Requirement | Of all the lines in the records below, copy only those that contain the string "void".

Stored data:

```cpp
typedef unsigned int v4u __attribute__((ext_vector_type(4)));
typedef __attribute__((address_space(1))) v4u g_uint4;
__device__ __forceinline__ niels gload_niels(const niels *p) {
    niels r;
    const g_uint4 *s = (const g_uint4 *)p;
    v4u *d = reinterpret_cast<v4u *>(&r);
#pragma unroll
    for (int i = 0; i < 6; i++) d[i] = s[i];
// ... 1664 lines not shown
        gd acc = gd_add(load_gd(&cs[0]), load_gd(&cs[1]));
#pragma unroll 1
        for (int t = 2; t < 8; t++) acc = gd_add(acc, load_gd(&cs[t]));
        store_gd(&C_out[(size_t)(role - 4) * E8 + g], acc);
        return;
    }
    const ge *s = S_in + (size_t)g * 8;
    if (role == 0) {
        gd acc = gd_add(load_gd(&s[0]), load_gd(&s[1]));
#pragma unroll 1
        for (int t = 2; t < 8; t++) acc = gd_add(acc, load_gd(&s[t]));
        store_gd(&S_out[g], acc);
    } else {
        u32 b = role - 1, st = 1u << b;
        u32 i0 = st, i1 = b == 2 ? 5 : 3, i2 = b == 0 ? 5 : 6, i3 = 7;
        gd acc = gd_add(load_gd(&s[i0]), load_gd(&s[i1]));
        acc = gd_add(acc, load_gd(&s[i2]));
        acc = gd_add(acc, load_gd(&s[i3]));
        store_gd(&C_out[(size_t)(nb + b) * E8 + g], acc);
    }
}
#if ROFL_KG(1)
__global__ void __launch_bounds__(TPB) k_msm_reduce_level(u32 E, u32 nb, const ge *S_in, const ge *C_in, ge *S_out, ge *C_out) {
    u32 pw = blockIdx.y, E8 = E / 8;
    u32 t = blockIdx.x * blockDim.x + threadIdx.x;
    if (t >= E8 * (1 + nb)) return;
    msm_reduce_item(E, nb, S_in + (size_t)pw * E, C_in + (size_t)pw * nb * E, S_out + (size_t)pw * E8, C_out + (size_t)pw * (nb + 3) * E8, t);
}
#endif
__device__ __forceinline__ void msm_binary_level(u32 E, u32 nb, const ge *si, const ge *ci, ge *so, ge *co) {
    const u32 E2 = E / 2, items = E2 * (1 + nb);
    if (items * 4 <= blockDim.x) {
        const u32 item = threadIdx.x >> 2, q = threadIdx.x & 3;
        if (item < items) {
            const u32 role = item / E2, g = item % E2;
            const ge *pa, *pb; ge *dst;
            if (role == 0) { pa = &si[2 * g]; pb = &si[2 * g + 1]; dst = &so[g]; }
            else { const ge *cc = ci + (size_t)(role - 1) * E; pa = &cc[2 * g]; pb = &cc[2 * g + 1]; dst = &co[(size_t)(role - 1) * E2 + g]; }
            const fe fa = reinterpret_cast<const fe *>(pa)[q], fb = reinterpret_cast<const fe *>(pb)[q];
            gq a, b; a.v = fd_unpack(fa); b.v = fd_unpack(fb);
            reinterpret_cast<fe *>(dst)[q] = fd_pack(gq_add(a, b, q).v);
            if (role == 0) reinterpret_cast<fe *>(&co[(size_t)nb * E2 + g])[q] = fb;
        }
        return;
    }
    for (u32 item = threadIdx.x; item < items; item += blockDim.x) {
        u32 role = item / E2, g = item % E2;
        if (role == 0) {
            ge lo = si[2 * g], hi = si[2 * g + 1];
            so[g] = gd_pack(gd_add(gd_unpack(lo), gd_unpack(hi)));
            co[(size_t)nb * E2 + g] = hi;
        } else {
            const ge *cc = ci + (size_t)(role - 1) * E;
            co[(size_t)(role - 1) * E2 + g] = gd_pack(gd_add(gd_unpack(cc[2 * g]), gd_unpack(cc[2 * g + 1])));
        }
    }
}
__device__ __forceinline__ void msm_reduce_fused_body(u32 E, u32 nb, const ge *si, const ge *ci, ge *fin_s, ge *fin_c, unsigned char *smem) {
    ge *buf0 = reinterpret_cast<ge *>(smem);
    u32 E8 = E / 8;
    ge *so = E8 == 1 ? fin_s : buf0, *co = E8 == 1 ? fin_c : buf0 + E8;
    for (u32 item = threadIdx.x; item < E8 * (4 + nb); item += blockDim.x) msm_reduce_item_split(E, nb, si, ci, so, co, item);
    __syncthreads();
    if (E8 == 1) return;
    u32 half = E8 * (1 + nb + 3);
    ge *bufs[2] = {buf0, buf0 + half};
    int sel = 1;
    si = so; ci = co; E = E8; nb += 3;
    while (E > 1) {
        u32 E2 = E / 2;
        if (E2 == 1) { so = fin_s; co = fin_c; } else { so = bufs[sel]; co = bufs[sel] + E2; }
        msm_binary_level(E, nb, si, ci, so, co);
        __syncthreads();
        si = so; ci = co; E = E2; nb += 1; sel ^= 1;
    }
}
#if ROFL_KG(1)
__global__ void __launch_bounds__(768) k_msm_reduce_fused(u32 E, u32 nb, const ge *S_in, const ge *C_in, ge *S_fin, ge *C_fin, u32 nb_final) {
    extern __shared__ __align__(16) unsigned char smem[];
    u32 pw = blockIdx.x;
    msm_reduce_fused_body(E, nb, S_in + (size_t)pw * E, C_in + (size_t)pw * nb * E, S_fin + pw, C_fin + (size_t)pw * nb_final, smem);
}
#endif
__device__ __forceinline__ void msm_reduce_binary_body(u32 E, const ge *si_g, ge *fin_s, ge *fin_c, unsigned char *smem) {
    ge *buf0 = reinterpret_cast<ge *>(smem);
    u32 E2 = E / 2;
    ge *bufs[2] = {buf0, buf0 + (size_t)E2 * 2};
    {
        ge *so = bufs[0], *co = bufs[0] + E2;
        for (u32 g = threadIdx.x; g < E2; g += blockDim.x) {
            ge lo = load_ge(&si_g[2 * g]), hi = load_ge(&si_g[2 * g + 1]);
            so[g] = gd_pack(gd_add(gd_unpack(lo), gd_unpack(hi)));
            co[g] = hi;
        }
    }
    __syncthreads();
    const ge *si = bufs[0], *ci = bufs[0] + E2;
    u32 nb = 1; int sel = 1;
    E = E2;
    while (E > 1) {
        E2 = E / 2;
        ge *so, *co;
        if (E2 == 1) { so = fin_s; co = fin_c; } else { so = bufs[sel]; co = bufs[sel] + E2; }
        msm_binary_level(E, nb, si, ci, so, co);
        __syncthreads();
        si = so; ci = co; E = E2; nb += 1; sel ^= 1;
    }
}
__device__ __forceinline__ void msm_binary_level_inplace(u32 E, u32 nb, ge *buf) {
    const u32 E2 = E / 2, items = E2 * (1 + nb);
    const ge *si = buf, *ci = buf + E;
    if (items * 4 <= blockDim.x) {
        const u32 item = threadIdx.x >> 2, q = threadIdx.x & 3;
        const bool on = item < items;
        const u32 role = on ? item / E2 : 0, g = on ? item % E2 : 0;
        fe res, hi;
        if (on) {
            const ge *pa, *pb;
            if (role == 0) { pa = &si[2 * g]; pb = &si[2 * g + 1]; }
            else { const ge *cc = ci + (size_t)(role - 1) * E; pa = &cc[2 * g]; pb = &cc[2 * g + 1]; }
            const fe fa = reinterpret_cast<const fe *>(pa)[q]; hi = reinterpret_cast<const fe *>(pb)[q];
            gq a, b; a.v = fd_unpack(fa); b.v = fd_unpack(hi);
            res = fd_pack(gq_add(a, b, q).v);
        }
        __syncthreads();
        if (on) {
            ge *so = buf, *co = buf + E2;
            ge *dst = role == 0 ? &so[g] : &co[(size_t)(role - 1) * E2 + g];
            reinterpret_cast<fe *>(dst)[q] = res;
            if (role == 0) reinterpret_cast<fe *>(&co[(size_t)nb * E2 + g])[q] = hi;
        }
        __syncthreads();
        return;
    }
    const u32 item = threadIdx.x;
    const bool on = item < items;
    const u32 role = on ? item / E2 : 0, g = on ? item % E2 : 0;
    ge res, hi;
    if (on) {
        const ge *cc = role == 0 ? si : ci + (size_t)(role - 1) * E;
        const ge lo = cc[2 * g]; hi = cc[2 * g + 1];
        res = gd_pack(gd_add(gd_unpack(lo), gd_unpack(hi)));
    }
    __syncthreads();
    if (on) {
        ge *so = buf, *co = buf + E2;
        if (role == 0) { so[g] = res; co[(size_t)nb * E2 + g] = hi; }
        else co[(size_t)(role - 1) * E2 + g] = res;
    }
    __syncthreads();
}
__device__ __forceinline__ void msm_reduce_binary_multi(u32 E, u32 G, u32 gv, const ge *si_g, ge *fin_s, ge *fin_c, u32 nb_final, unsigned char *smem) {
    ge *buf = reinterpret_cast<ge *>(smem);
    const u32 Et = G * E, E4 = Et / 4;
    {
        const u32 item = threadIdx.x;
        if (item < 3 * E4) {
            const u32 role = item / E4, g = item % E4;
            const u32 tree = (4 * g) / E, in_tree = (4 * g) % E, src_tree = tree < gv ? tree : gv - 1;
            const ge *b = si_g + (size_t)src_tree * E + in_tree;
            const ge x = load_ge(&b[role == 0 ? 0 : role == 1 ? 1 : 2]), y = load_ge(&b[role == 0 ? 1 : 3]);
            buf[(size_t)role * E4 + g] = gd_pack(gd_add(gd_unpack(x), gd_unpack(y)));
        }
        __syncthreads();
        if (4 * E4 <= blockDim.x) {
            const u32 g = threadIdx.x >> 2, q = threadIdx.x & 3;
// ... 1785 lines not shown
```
---
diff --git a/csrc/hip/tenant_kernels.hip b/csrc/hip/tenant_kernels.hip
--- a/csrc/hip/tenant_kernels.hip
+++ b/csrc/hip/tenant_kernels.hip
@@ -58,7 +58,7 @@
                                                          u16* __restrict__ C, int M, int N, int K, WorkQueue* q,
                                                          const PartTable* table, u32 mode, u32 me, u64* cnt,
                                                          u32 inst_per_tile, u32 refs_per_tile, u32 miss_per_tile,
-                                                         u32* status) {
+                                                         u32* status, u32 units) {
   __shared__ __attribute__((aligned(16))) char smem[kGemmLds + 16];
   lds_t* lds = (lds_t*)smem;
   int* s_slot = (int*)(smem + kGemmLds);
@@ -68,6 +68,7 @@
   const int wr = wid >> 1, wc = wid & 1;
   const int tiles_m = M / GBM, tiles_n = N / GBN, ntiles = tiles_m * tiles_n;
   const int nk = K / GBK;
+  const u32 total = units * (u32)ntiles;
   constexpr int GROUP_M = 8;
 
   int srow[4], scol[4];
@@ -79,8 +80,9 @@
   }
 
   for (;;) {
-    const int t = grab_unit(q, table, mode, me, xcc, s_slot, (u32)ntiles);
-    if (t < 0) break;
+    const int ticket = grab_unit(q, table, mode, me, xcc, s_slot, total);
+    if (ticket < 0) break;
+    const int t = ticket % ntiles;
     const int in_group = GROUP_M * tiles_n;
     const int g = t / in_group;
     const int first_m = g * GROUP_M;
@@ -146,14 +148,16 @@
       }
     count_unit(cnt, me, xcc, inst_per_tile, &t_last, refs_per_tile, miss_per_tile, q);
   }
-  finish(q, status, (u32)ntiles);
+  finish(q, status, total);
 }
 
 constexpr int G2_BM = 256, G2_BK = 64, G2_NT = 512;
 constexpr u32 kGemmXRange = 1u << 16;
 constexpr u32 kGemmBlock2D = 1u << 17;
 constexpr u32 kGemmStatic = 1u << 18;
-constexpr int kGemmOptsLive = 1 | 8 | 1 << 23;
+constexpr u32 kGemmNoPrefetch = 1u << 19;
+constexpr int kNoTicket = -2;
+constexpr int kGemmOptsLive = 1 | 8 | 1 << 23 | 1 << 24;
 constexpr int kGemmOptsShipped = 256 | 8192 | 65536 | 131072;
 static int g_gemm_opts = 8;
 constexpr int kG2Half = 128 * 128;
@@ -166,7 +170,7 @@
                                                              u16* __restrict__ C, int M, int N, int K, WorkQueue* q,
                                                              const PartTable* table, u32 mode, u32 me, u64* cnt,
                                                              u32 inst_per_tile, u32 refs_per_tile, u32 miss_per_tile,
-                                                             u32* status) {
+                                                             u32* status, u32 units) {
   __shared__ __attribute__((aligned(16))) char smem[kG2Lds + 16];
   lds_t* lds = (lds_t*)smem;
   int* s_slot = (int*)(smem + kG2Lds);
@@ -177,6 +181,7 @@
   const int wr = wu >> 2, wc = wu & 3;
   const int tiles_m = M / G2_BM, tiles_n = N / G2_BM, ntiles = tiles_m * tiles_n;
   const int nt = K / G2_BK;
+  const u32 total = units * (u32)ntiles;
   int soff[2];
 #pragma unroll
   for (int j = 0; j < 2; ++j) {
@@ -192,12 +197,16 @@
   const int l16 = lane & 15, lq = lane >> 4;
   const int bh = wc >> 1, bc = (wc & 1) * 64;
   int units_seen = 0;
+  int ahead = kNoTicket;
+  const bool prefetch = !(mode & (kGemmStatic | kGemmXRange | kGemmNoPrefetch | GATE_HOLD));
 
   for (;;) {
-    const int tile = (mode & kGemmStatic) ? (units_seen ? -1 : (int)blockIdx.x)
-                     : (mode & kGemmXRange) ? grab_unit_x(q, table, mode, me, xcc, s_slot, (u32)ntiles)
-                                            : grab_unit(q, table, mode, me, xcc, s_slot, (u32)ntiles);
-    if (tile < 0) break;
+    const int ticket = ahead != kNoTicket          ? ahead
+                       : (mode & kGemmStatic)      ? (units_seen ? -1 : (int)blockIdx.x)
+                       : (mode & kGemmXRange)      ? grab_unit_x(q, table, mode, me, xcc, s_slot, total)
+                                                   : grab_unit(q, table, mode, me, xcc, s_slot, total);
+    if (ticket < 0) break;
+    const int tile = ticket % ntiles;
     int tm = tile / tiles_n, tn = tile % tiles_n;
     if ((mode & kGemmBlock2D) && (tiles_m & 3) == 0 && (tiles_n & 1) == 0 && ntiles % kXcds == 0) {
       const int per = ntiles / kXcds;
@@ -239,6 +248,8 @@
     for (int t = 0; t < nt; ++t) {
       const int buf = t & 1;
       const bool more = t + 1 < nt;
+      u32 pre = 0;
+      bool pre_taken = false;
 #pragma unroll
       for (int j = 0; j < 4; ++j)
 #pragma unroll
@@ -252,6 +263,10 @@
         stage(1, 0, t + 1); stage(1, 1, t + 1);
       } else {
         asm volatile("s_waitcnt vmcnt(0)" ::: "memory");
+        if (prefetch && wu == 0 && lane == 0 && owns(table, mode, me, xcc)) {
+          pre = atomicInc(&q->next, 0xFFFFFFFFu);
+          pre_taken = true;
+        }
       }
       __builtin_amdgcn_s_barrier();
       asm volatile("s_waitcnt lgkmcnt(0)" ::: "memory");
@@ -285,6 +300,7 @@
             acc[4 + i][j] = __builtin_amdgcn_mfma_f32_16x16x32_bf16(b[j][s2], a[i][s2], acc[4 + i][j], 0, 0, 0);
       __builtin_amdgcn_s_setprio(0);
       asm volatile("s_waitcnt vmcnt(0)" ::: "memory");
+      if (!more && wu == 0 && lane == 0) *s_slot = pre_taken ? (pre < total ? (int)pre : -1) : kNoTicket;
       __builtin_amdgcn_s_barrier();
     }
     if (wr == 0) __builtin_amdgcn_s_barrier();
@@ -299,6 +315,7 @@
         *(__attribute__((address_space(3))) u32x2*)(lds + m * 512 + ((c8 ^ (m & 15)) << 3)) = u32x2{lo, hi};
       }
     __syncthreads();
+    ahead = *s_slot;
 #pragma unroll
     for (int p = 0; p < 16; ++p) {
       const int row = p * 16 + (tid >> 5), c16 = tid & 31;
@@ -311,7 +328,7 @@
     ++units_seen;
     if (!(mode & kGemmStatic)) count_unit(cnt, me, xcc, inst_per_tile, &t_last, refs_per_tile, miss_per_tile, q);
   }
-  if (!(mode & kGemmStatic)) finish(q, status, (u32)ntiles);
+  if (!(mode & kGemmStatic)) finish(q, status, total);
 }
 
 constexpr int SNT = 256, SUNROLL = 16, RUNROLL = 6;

Your solution |
__global__ void __launch_bounds__(TPB) k_msm_reduce_level(u32 E, u32 nb, const ge *S_in, const ge *C_in, ge *S_out, ge *C_out) {
__device__ __forceinline__ void msm_binary_level(u32 E, u32 nb, const ge *si, const ge *ci, ge *so, ge *co) {
__device__ __forceinline__ void msm_reduce_fused_body(u32 E, u32 nb, const ge *si, const ge *ci, ge *fin_s, ge *fin_c, unsigned char *smem) {
__global__ void __launch_bounds__(768) k_msm_reduce_fused(u32 E, u32 nb, const ge *S_in, const ge *C_in, ge *S_fin, ge *C_fin, u32 nb_final) {
__device__ __forceinline__ void msm_reduce_binary_body(u32 E, const ge *si_g, ge *fin_s, ge *fin_c, unsigned char *smem) {
__device__ __forceinline__ void msm_binary_level_inplace(u32 E, u32 nb, ge *buf) {
__device__ __forceinline__ void msm_reduce_binary_multi(u32 E, u32 G, u32 gv, const ge *si_g, ge *fin_s, ge *fin_c, u32 nb_final, unsigned char *smem) {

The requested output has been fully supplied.